Effects of Hsp70 on cellular redox status detected by EPR techniques

CMH is a hydroxylamine, which is EPR “silent”, but can be oxidized to a nitroxide, which is EPR “active”. The nitroxide can be reduced back to CMH in a more reducing environment. Thus, EPR measurements of oxidized CMH can be used as a probe to report the redox status in cells. Figure 3A shows an EPR spectrum when CMH was incubated with PRC cells under OGD condition, indicating that CMH was oxidized efficiently over the period of observation. The rate of the increase in the EPR signal then was used to measure the cellular redox status. A higher rate indicates a more oxidizing environment and a lower rate indicates a more reducing environment.
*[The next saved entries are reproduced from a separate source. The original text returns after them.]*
enum { HLE_OK = 0, HLE_MISMATCH = 1, HLE_MISSING = 2 };
template <class Lane>
__device__ __forceinline__ int has_log_entry_or_snapshot(const Lane &L, u64 idx, u64 term) {
  u64 t = fetch_term(L, idx);
  if (t == UNDEF) {
    if (L.si != UNDEF && L.si == idx) return L.st == term ? HLE_OK : HLE_MISMATCH;
    return HLE_MISSING;
  }
  return t == term ? HLE_OK : HLE_MISMATCH;
}

template <class Lane>
__device__ __forceinline__ unsigned role_of(const Lane &L) { return (unsigned)pk_get(L.pk, PK_ROLE_SH, 3); }
template <class Lane>
__device__ __forceinline__ unsigned self_of(const Lane &L) { return (unsigned)pk_get(L.pk, PK_SELF_SH, 4); }
template <class Lane>
__device__ __forceinline__ bool present(const Lane &L, unsigned i) {
  return i < 8u && ((L.pk >> (PK_PRESENT_SH + i)) & 1ull);
}
template <class Lane>
__device__ __forceinline__ bool voter(const Lane &L, unsigned i) { return (L.pk >> (PK_VOTER_SH + i)) & 1ull; }
template <class Lane>
__device__ __forceinline__ bool status_normal(const Lane &L, unsigned i) { return (L.pk >> (PK_STATUS_SH + i)) & 1ull; }

template <class Lane>
__device__ __forceinline__ void set_role(Lane &L, unsigned role) {
  unsigned old = role_of(L);
  if (old != role) L.flags |= RGB_F_ROLE_CHANGED;
  if (role == RGB_ROLE_FOLLOWER && old != RGB_ROLE_FOLLOWER) {
    L.pk = pk_set(L.pk, PK_STATUS_SH, 8, 0xFF);
    L.pk = pk_set(L.pk, PK_BACKOFF_SH, 1, 0);
  }
  if (role != RGB_ROLE_AWAIT_CONDITION) L.pk &= ~((3ull << PK_COND_SH) | (1ull << PK_CONDTO_SH));
  L.pk = pk_set(L.pk, PK_ROLE_SH, 3, role);
}

template <class Lane>
__device__ __forceinline__ void update_term_and_voted_for(Lane &L, u64 term, unsigned voted4) {
  unsigned cur = (unsigned)pk_get(L.pk, PK_VOTED_SH, 4);
  if (term == L.ct && voted4 == cur) return;
  L.flags |= RGB_F_PERSIST;
  L.ct = term;
  L.pk = pk_set(L.pk, PK_VOTED_SH, 4, voted4);
  if (pk_get(L.pk, PK_QPEER_SH, 1)) {
    L.pk = pk_set(L.pk, PK_QPEER_SH, 1, 0);
    if (L.q_loaded) {
#pragma unroll
      for (int i = 0; i < 8; ++i) L.qp[i] = 0;
    }
  }
}

template <class Lane>
__device__ __forceinline__ u64 *qry_row(const Lane &L) { return L.qry_base + (size_t)L.server * RGB_QRY_WORDS; }

template <int N, class Lane>
__device__ __forceinline__ void load_qry(Lane &L) {
  if (L.q_loaded) return;
  const ulonglong2 *qp = reinterpret_cast<const ulonglong2 *>(qry_row(L));
  u64 w[N + 2];
#pragma unroll
  for (int k = 0; k < (N + 2) / 2; ++k) { ulonglong2 v = ldg16(L.coh, qp + k); w[2 * k] = v.x; w[2 * k + 1] = v.y; }
  L.qself = w[0];
  if (pk_get(L.pk, PK_QPEER_SH, 1)) {
#pragma unroll
    for (int i = 0; i < N; ++i) L.qp[i] = w[1 + i];
  }
  L.q_loaded = true;
}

By monitoring the heights of EPR signal peaks at low field of the spectra, we obtained the oxidation rate of CMH as shown in Figure 3B. The rates in control and Hsp70 cells during their exposures to hypoxia and OGD are shown in Table 1. Under normoxic condition, the rates of CMH oxidation in the 2 cell types were similar. Both hypoxic and OGD exposures increased the rates in the 2 cell types. The increase in Hsp70 cells was significantly lower than that in control cells, especially under OGD exposure. These results suggest that Hsp70 cells had more reducing power to keep the oxidation of CMH lower than that control cells during both hypoxia and OGD exposures, which was in accordance to our observations on cellular ROS levels.

Fig 3.

Fig 3.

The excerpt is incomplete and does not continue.